Regarding withdrawn proposals, parties negotiate after resolution filing. Through these negotiations, shareholders might be able to procure satisfactory concessions. As one shareholder explains, resolution withdrawal “typically means” dialogue “about moving the company into a better position; the company has agreed to further discussions; or the company has made changes in response to the shareholder request.”Footnote 80

Likewise, if a proposal attracts significant minority support, corporations often view this as an important signal.Footnote 81 With “say-on-pay” votes, for example, if 20 to 30 percent of shareholders object, companies will “reconsider and revise their compensation packages.”Footnote 82 Many drug-pricing and A2M proposals have attracted substantial minority votes, including those discussed in this essay. For these reasons, drug-pricing resolutions appear to enjoy some degree of success.

20.4.2 Strengths and Weaknesses

As a tool for improving A2M, shareholder proposals have comparative and intrinsic strengths and weaknesses. Comparatively, legislation is often the reform tool of choice. Yet, legislative reform frequently proceeds at a glacial pace, stymied by gridlock and special interests.Footnote 83

Shareholder proposals, by contrast, may be nimbler, permitting relatively fast and direct engagement with drug manufacturers. Corporations pay attention to their shareholders, and so long as a proposal does not qualify for an exclusion, the issue must go on the proxy. Following an annual cadence, shareholder proposals are generally filed in the fall.Footnote 84 If there is friction with the company, SEC no-action letters are sought in winter.Footnote 85 The season concludes with voting on proposals at annual general meetings in the spring.Footnote 86 Rather than waiting decades for legislative reform, change could occur within a year.

Legislative reform and shareholder proposals can be complementary strategies.
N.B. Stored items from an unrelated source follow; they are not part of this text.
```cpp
int gemm_nt(int m, int n, int k, double alpha, const double *A, size_t lda, const double *B,
            size_t ldb, double beta, double *C, size_t ldc, int lower, long diag_off,
            hipStream_t st)
{
    const int bc[5] = {1, 1, (int)diag_off, 1, 0};
    return gemm_nt_bc(m, n, k, alpha, A, lda, B, ldb, beta, C, ldc, lower, bc, st);
}

static int gemm_launch(int m, int n, int k, double alpha, const double *A, size_t lda, const double *B,
                       size_t ldb, double beta, double *C, size_t ldc, int lower, const int *bc, int transb,
                       hipStream_t st, unsigned long long *stamps = nullptr, int dbg = 0, const Dst *x = nullptr, int nx = 0,
                       bool k4 = false);

static int gemm_chunked(int m, int n, int k, double alpha, const double *A, size_t lda, const double *B,
                        size_t ldb, double beta, double *C, size_t ldc, int lower, const int *bc,
                        hipStream_t st, const Dst *x, int nx, bool k4)
{
    static const int kmax = [] { const char *e = getenv("SGPR_GEMM_KMAX"); return e ? atoi(e) : 8192; }();
    if (kmax >= 128 && k > kmax) {
        const int nchunk = (k + kmax - 1) / kmax;
        const int step = ((k + nchunk - 1) / nchunk + 127) / 128 * 128;
        for (int k0 = 0; k0 < k; k0 += step) {
            const int rc = gemm_launch(m, n, std::min(step, k - k0), alpha, A + (size_t)k0 * lda, lda, B + (size_t)k0 * ldb, ldb,
                                       k0 == 0 ? beta : 1.0, C, ldc, lower, bc, 0, st, nullptr, 0, x, nx, k4);
            if (rc) return rc;
        }
        return 0;
    }
    return gemm_launch(m, n, k, alpha, A, lda, B, ldb, beta, C, ldc, lower, bc, 0, st, nullptr, 0, x, nx, k4);
}

int gemm_nt_bc(int m, int n, int k, double alpha, const double *A, size_t lda, const double *B,
               size_t ldb, double beta, double *C, size_t ldc, int lower, const int *bc,
               hipStream_t st)
{
    return gemm_chunked(m, n, k, alpha, A, lda, B, ldb, beta, C, ldc, lower, bc, st, nullptr, 0, false);
// ... 7 lines not shown
    const Dst x{C2, ldc2, alpha2};
    return gemm_chunked(m, n, k, alpha, A, lda, B, ldb, beta, C, ldc, 0, bc, st, &x, 1, false);
}

int gemm_nt_multi(int m, int n, int k, const double *A, size_t lda, const double *B, size_t ldb, double beta, int count,
                  double *const *C, const size_t *ldc, const double *alpha, hipStream_t st)
{
    const int bc[5] = {1, 1, 0, 1, 0};
    if (count < 2 || count > 4 || !C || !ldc || !alpha) { set_error("gemm_nt_multi: 2 to 4 destinations"); return SGPR_E_ARG; }
    Dst x[3];
    for (int d = 0; d < count; ++d) {
        if (!C[d]) { set_error("gemm_nt_multi: null destination"); return SGPR_E_ARG; }
        if (d) x[d - 1] = Dst{C[d], ldc[d], alpha[d]};
    }
    return gemm_chunked(m, n, k, alpha[0], A, lda, B, ldb, beta, C[0], ldc[0], 0, bc, st, x, count - 1, true);
}

static int gemm_launch(int m, int n, int k, double alpha, const double *A, size_t lda, const double *B,
                       size_t ldb, double beta, double *C, size_t ldc, int lower, const int *bc, int transb,
                       hipStream_t st, unsigned long long *stamps, int dbg, const Dst *x, int nx, bool k4)
{
    const bool plain = bc[0] == 1 && bc[1] == 1 && bc[3] == 1 && bc[4] == 0;
    const long diag_off = plain ? bc[2] : 1;
    if (bc[0] < 1 || bc[1] < 1 || bc[3] < 1) { set_error("gemm_nt: bad block-cyclic descriptor"); return SGPR_E_ARG; }
    if (m < 0 || n < 0 || k < 0) { set_error("gemm_nt: negative extent"); return SGPR_E_ARG; }
    if (m == 0 || n == 0) return 0;
    if (lda < (size_t)m || ldb < (size_t)(transb ? k : n) || ldc < (size_t)m) {
        set_error("gemm: leading dimension too small");
        return SGPR_E_ARG;
    }
    if (nx < 0 || nx > 3 || (nx && !x)) { set_error("gemm: bad destination count"); return SGPR_E_ARG; }
    Dst d[3] = {};
    for (int i = 0; i < nx; ++i) {
        d[i] = x[i];
        if (!d[i].C || lower || transb || d[i].ld < (size_t)m) { set_error("gemm: bad second destination"); return SGPR_E_ARG; }
    }
    GemmArgs g{m, n, k, alpha, beta, A, lda, B, ldb, C, ldc, lower, diag_off, transb, stamps, 0, 0, 0, 0, 0, 0,
               0, 0, bc[0], bc[1], bc[2], bc[3], bc[4], dbg, nullptr, d[0].C, d[0].ld, d[0].alpha,
               d[1].C, d[1].ld, d[1].alpha, d[2].C, d[2].ld, d[2].alpha, nx + 1};
    auto set_map = [&](int bm, int bn) {
        g.tiles_m = (m + bm - 1) / bm;
        g.tiles_n = (n + bn - 1) / bn;
        const int SC = (SR * bm) / (4 * bn);
        g.n_sr = (g.tiles_m + SR - 1) / SR;
        g.n_sc = (g.tiles_n + SC - 1) / SC;
        g.tri = (lower && diag_off == 0 && m == n) ? 1 : 0;
        if (g.tri) {
            long full = 0;
            for (int sc = 0; sc < g.n_sc; ++sc) full += std::max(g.n_sr - sc / 4 - 1, 0);
            g.n_full = (int)full;
            g.n_grp = (g.n_sc + 3) / 4;
            g.n_super = g.n_full + 4 * g.n_grp;
        }
        if (!g.tri) g.n_super = g.n_sr * g.n_sc;
        return (unsigned)(((g.n_super + 7) / 8) * 8 * SR * SC);
    };
    int slot = -1;
    ProfRec rec{};
    if (g_prof.on.load(std::memory_order_acquire)) {
        std::lock_guard<std::mutex> lock(g_prof.mu);
        if (g_prof.on.load(std::memory_order_relaxed)) {
            if ((int)g_prof.recs.size() < PROF_POOL) {
                double elems = (double)m * n;
                if (lower && plain) {
                    elems = 0.0;
                    for (int j = 0; j < n; ++j) {
                        long first = (long)j - diag_off;
                        if (first < 0) first = 0;
                        if (first < m) elems += (double)(m - first);
                    }
                } else if (lower) {
// ... 38 lines not shown
    } else {
        const dim3 grid(set_map(128, 128));
        hipLaunchKernelGGL((gemm_nt_kernel<128, 128>), grid, dim3(256), 0, st, g);
    }
    SGPR_CHECK_LAUNCH();
    if (slot >= 0) {
        SGPR_HIP(hipEventRecord(g_prof.pool[2 * slot + 1], st));
        if (rec.big) {
            std::lock_guard<std::mutex> lock(g_prof.mu);
            if (slot < (int)g_prof.recs.size()) g_prof.recs[slot].big = 1;
        }
    }
    return 0;
}

int gemm_nt_diag(int m, int n, int k, double alpha, const double *A, size_t lda, const double *B, size_t ldb,
                 double beta, double *C, size_t ldc, int lower, unsigned long long *stamps, int dbg, hipStream_t st)
{
    const int bc[5] = {1, 1, 0, 1, 0};
    return gemm_launch(m, n, k, alpha, A, lda, B, ldb, beta, C, ldc, lower, bc, 0, st, stamps, dbg);
}

int gemm_nn(int m, int n, int k, double alpha, const double *A, size_t lda, const double *B, size_t ldb,
            double beta, double *C, size_t ldc, hipStream_t st)
{
    const int bc[5] = {1, 1, 0, 1, 0};
    return gemm_launch(m, n, k, alpha, A, lda, B, ldb, beta, C, ldc, 0, bc, 1, st);
}

void gemm_set_overlap(int on) { t_overlap = on; }
// ... 57 lines not shown
```

### sympgpr_amd/csrc/gemm_tile.h

```cpp
#pragma once
#include <type_traits>

#include "common.h"

namespace sgpr {
namespace tile {

typedef double double4_t __attribute__((ext_vector_type(4)));
typedef double double2_t __attribute__((ext_vector_type(2)));

#ifndef SGPR_GEMM_STAGES
#define SGPR_GEMM_STAGES 2
#endif
constexpr int BK = 16;
constexpr int PAD = 16;

struct GemmArgs {
    int m, n, k;
    double alpha, beta;
    const double *A;
    size_t lda;
    const double *B;
    size_t ldb;
    double *C;
// ... 9 lines not shown
    unsigned long long *kdone;
    double *C2;
    size_t ldc2;
    double alpha2;
    double *C3;
    size_t ldc3;
    double alpha3;
    double *C4;
    size_t ldc4;
    double alpha4;
    int ndst;
};

constexpr int SR = 8;
template <int SC>
__device__ __forceinline__ bool tile_of(const GemmArgs &g, int &tile_r, int &tile_c)
{
    const int L = blockIdx.x;
    const int xcd = L & 7, j = L >> 3;
    const int S = (j / (SR * SC)) * 8 + xcd;
    if (S >= g.n_super) return false;
    const int w = j % (SR * SC);
    int sr, sc;
    if (!g.tri) {
        sc = S / g.n_sr;
        sr = S - sc * g.n_sr;
        if (g.lower) sr = (sr + sc) % g.n_sr;
    } else if (S < g.n_full) {
        const int N1 = g.n_sr - 1;
        const double nsr = (double)N1;
        int a = (int)((2.0 * nsr + 1.0 - sqrt((2.0 * nsr + 1.0) * (2.0 * nsr + 1.0) - 2.0 * (double)S)) * 0.5);
        if (a < 0) a = 0;
        while (a > 0 && 4 * (a * N1 - a * (a - 1) / 2) > S) --a;
// ... 1 lines not shown
        const int rem = S - 4 * (a * N1 - a * (a - 1) / 2);
        const int per = N1 - a;
        const int b = rem / per;
        sc = 4 * a + b;
        sr = a + 1 + (rem - b * per);
    } else {
        const int d = S - g.n_full;
        const int b = d / g.n_grp, a = d - b * g.n_grp;
        sc = 4 * a + b;
        sr = a;
    }
    tile_r = sr * SR + (w % SR);
    tile_c = sc * SC + (w / SR);
    return tile_r < g.tiles_m && tile_c < g.tiles_n;
}

template <int BR, int THREADS, bool FAST>
__device__ __forceinline__ void load_tile(const double *P, size_t ld, int row0,
                                          int k0, int rows, int kmax, int tid,
                                          double2_t (&reg)[BR * BK / (2 * THREADS)])
{
    constexpr int PASSES = BR * BK / (2 * THREADS);
#pragma unroll
    for (int p = 0; p < PASSES; ++p) {
        const int e = p * THREADS + tid;
        const int r = 2 * (e % (BR / 2));
        const int kc = e / (BR / 2);
        if constexpr (FAST) {
            const double *src = P + (size_t)(row0 + r) + (size_t)(k0 + kc) * ld;
            reg[p] = *reinterpret_cast<const double2_t *>(src);
// ... 534 lines not shown
```

### sympgpr_amd/csrc/probe.hip

```cpp
#include <algorithm>
#include <cstdlib>
#include <vector>

#include "cholq.h"
#include "common.h"
#include "strassen.h"
#include "../../include/sympgpr_probe.h"
#include "generated/pair_generated.h"
#include "nd_eval.h"

namespace sgpr {
namespace {
typedef double double4_t __attribute__((ext_vector_type(4)));
typedef double double2_t __attribute__((ext_vector_type(2)));

template <int NACC>
__global__ __launch_bounds__(256) void mfma_clock_kernel(int iters, double *out, unsigned long long *stamps)
{
    double4_t acc[NACC];
    const double a = 1.0 + threadIdx.x * 1e-9, b = 1.0 - threadIdx.x * 1e-9;
#pragma unroll
    for (int i = 0; i < NACC; ++i) acc[i] = double4_t{0.0, 0.0, 0.0, 0.0};
    const unsigned long long t0 = __builtin_amdgcn_s_memtime(), r0 = __builtin_amdgcn_s_memrealtime();
    for (int it = 0; it < iters; ++it) {
// ... 570 lines not shown
    for (size_t i = 0; out && i < plan.size() && (int)(i / STRASSEN_REC) < max_records; ++i) out[i] = plan[i];
    return 0;
}
extern "C" int sgpr_probe_strassen_top_scratch(int n, unsigned long long out[2])
{
    if (n < 0 || !out) { set_error("probe_strassen_top_scratch: bad arguments"); return SGPR_E_ARG; }
    out[0] = potrf_strassen_top_need(n);
    out[1] = 2 * out[0];
    return 0;
}
extern "C" int sgpr_probe_gemm_strassen_top_dev(int m, int n, int k, double alpha, const double *A, size_t lda, const double *B, size_t ldb,
                                                double beta, double *C, size_t ldc, int lower, void *stream)
{
    return strassen_top_gemm(m, n, k, alpha, A, lda, B, ldb, beta, C, ldc, lower, nullptr, nullptr, static_cast<hipStream_t>(stream));
}
static int probe_batch_layout(const char *entry, bool nd_loo, int path, int mode, int d, int reg, int nbatch, int n_pts, int nhyp,
                              unsigned long long out[24])
{
    const long n = d ? 2L * d * n_pts : reg ? (long)n_pts : 2L * n_pts;
    if (path < 0 || path > 1 || mode < 0 || mode > 3 || (path && mode == 3) || d < 0 || d > 3 || (d && (reg || (mode > 1 && !nd_loo))) ||
        nbatch < 1 || n_pts < 1 || nhyp < 1 || (path ? n <= 256 || n > 2048 : n > 256) || !out) {
        set_error(std::string(entry) + ": bad arguments");
        return SGPR_E_ARG;
    }
    const BatchLayout l = batch_layout(path, mode, d, reg, nbatch, n_pts, nhyp);
    const size_t v[24] = {(size_t)l.chunk, l.nacc, l.o_x, l.o_y, l.o_z, l.o_kc, l.o_no, l.in_bytes, l.o_al, l.o_nll, l.o_info, l.out_bytes,
                          l.o_A, l.o_inv, l.o_fl, l.o_fl2, l.o_r, l.o_pub, l.o_st, l.o_part, l.scr_bytes,
                          sizeof(KConst), sizeof(nd::NdConst), l.flag_bytes};
    for (int i = 0; i < 24; ++i) out[i] = v[i];
    return 0;
// ... 72 lines not shown
```

### sympgpr_amd/csrc/strassen.h

```cpp
#pragma once
#include <algorithm>
#include <cstddef>
#include <string>
#include <vector>

#include "../../include/sympgpr_hip.h"

namespace sgpr {

void set_error(const std::string &msg);
double tune(const char *name, double dflt);

constexpr int STRASSEN_REC = 16;
enum { PLAN_SUM = 1, PLAN_PROD = 2, PLAN_CLASSIC = 3 };
int strassen_plan(int m, int n, int k, int lower, long smin, long kslab, size_t scratch_doubles, std::vector<long long> &out);

enum { PLAN2_SUM = 4, PLAN2_PROD = 5 };
int strassen_outer_plan(int m, int n, int k, int lower, long smin, long kslab, long smin2, long kslab2, size_t scratch_doubles,
                   std::vector<long long> &out);
struct StrassenCfg { long smin = -1, kslab = -1, smin2 = -1, kslab2 = -1, smin_under = -1; };
template <typename T> void cfg_to_words(const StrassenCfg &c, T *w)
{
    w[0] = (T)c.smin; w[1] = (T)c.kslab; w[2] = (T)c.smin2; w[3] = (T)c.kslab2; w[4] = (T)c.smin_under;
}
// ... 9 lines not shown
StrassenRec strassen_rec_values();
StrassenCfg strassen_rec_cfg(const StrassenRec &v, int k, int lower);
int strassen_rec_plan(int m, int n, int k, int lower, long cfg_out[5], size_t scratch_doubles, std::vector<long long> &out);

constexpr int SCHED_REC = 32;
int strassen_schedule(int m, int n, int k, int lower, long long cap_doubles, long long info[12], std::vector<long long> &out);

enum { PLAN3_SUM = 6, PLAN3_ZERO = 7, PLAN3_PROD = 8, PLAN3_ACC = 9, PLAN3_PASS = 10 };
struct StrassenTop { long smin3 = 0, kslab3 = 0, kslab3_short = 0; };
StrassenTop strassen_top_values();
int strassen_top_plan(int m, int n, int k, int lower, const StrassenRec *v, const StrassenTop *t, size_t scratch_doubles,
                      std::vector<long long> &out);
int strassen_cfg_plan(int m, int n, int k, int lower, const long cfg[5], std::vector<long long> &out);
size_t strassen_top_scratch_doubles(int m, int n, int k, int lower, const StrassenRec &v, const StrassenTop &t);

void potrf_strassen_need(int n, size_t out[2]);
size_t potrf_strassen_top_need(int n);

namespace splan {
struct PlanCfg {
    long smin;
    long kslab;
    size_t scratch;
};
struct Plan2Cfg {
    PlanCfg in;
    long smin2;
    long kslab2;
    size_t scratch;
    long smin_under = -1;
// ... 15 lines not shown
SchedCfg sched_cfg_of(const Need2 &nd, size_t cap, bool overlap);
void schedule_of(const std::vector<long long> &plan, const Plan2Cfg &c, const Need2 &nd, const SchedCfg &sc, std::vector<long long> &out);
Need3 top_need(const std::vector<long long> &plan);
int top_buffers_wanted();
}

#ifdef SGPR_HIP_TYPES
int gemm_nt_strassen(int m, int n, int k, double alpha, const double *A, size_t lda, const double *B, size_t ldb, double beta,
                     double *C, size_t ldc, int lower, hipStream_t st);
int gemm_nt_strassen_cfg(int m, int n, int k, double alpha, const double *A, size_t lda, const double *B, size_t ldb, double beta,
                         double *C, size_t ldc, int lower, const StrassenCfg &cfg, hipStream_t st);
int gemm_nt_strassen_rec(int m, int n, int k, double alpha, const double *A, size_t lda, const double *B, size_t ldb, double beta,
                         double *C, size_t ldc, int lower, hipStream_t st);
int strassen_top_gemm(int m, int n, int k, double alpha, const double *A, size_t lda, const double *B, size_t ldb, double beta,
                      double *C, size_t ldc, int lower, const StrassenRec *v, const StrassenTop *t, hipStream_t st);
void strassen_reserve(size_t both, size_t one, hipStream_t st);
void strassen_top_reserve(size_t need, hipStream_t st);
int strassen_trim();
int strassen_sum_streams(hipStream_t caller, int count, hipStream_t *out);
int strassen_top_stream(hipStream_t caller, hipStream_t *out);
#endif

}
```

### sympgpr_amd/csrc/strassen.hip

```cpp
#include <algorithm>
#include <cstdint>
#include <mutex>
#include <vector>
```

Shareholder proposals can, for instance, mirror legislative agendas. Consider California’s passage of SB 17 in 2017. State legislative agendas at the time included drug price transparency laws, and SB 17 mandates notice and the collection of information pertaining to certain prescription drug price increases.Footnote 87 Concurrent to this legislative activity, shareholder resolutions were advanced at numerous drug manufacturers seeking corporate reporting on “product price increases, their rationale, and associated risks.”Footnote 88 As another example, shareholder proposals focusing on potential anticompetitive activity and corporate patenting practices reflect similar themes of present interest to legislators and regulators.

Further, shareholder proposals – even when they mirror topics of external regulatory interest – are not merely redundant. They are symbolically important as the messenger’s identity matters. An intrinsic strength of A2M shareholder proposals is that their critique of drug manufacturers’ conduct is bound up with corporate self-determination. It matters that at least some shareholders are concerned about these corporations’ conduct. Even if the public-minded end goal is the same as would-be legislation, the questions posed by shareholders versus non-shareholders concerned about A2M have an inherently different orientation. Shareholders can ask themselves and those who serve the corporation: who do we want to be as a company? What norms, values, and codes of conduct ought we to comply with? Even if, for instance, the law permits secondary patenting, should we participate? These questions are distinct from those of the regulator charged with determining which constraints best serve the public.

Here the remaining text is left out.